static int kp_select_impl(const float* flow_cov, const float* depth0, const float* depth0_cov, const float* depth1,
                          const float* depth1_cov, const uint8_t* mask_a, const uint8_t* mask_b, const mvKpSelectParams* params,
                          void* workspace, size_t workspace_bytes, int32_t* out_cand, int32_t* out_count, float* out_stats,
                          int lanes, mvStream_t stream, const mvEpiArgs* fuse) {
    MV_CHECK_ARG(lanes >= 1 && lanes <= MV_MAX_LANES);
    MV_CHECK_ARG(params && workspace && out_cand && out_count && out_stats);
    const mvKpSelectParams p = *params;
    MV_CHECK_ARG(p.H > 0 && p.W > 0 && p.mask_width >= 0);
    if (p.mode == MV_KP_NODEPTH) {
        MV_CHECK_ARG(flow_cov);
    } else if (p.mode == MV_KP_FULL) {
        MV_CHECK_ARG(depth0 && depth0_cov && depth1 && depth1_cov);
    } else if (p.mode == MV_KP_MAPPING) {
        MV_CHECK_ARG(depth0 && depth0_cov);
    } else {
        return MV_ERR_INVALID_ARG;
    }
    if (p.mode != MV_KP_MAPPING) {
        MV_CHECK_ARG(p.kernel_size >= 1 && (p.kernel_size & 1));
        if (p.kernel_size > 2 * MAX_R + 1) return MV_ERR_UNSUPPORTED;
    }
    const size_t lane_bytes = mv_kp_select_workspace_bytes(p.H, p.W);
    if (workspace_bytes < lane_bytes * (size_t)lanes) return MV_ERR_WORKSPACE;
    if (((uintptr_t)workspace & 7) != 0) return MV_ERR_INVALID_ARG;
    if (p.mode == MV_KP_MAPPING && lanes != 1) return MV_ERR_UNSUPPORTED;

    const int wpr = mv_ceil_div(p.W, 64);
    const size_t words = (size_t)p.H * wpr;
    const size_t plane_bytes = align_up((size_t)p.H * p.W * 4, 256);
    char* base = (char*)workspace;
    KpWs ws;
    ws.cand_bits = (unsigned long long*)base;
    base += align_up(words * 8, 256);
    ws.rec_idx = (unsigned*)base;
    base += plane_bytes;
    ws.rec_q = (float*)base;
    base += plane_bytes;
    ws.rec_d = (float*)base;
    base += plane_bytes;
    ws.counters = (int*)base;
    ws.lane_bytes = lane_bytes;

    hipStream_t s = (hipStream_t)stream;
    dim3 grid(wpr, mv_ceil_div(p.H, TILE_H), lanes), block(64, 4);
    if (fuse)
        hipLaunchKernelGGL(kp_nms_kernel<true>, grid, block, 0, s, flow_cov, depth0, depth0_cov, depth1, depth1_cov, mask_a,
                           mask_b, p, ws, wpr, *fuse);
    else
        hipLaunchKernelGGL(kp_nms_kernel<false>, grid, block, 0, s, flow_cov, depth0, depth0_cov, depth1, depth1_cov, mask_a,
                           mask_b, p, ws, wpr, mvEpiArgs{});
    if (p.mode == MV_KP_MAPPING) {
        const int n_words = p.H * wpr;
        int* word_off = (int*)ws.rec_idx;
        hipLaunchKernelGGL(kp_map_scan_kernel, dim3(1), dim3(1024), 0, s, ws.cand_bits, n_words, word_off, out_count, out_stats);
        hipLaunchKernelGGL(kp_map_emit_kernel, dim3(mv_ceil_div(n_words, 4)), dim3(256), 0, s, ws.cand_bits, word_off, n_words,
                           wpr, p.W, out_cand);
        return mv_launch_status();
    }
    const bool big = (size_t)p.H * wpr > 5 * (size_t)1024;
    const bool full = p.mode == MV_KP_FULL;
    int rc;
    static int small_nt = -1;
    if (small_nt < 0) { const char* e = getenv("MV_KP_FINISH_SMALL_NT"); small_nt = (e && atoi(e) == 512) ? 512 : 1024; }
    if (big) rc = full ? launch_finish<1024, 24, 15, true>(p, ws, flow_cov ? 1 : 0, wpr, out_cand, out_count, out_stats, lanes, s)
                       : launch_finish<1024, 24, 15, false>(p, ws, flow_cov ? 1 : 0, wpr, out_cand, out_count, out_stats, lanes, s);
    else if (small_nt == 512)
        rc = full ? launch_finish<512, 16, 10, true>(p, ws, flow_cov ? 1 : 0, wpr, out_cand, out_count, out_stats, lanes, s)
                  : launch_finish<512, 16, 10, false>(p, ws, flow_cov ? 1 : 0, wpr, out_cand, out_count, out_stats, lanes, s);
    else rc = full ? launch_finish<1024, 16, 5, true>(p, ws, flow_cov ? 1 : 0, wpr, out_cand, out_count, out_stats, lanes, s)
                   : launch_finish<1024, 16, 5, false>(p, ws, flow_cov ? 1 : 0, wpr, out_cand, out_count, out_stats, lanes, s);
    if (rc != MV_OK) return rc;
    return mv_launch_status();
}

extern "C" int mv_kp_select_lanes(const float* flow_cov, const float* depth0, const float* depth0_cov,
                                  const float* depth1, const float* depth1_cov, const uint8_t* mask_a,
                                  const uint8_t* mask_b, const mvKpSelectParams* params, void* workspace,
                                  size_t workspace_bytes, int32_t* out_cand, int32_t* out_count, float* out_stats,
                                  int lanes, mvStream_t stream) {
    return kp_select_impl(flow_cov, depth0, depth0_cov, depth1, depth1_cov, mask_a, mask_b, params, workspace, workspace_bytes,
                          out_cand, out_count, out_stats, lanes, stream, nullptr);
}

- EXERCISE DETAILS
Working from the material above, restate word for word the lines between the line with "MV_CHECK_ARG(depth0 && depth0_cov &&" and the line with "const size_t lane_bytes", both included, and only those.

- RESULT OF THIS EXERCISE
        MV_CHECK_ARG(depth0 && depth0_cov && depth1 && depth1_cov);
    } else if (p.mode == MV_KP_MAPPING) {
        MV_CHECK_ARG(depth0 && depth0_cov);
    } else {
        return MV_ERR_INVALID_ARG;
    }
    if (p.mode != MV_KP_MAPPING) {
        MV_CHECK_ARG(p.kernel_size >= 1 && (p.kernel_size & 1));
        if (p.kernel_size > 2 * MAX_R + 1) return MV_ERR_UNSUPPORTED;
    }
    const size_t lane_bytes = mv_kp_select_workspace_bytes(p.H, p.W);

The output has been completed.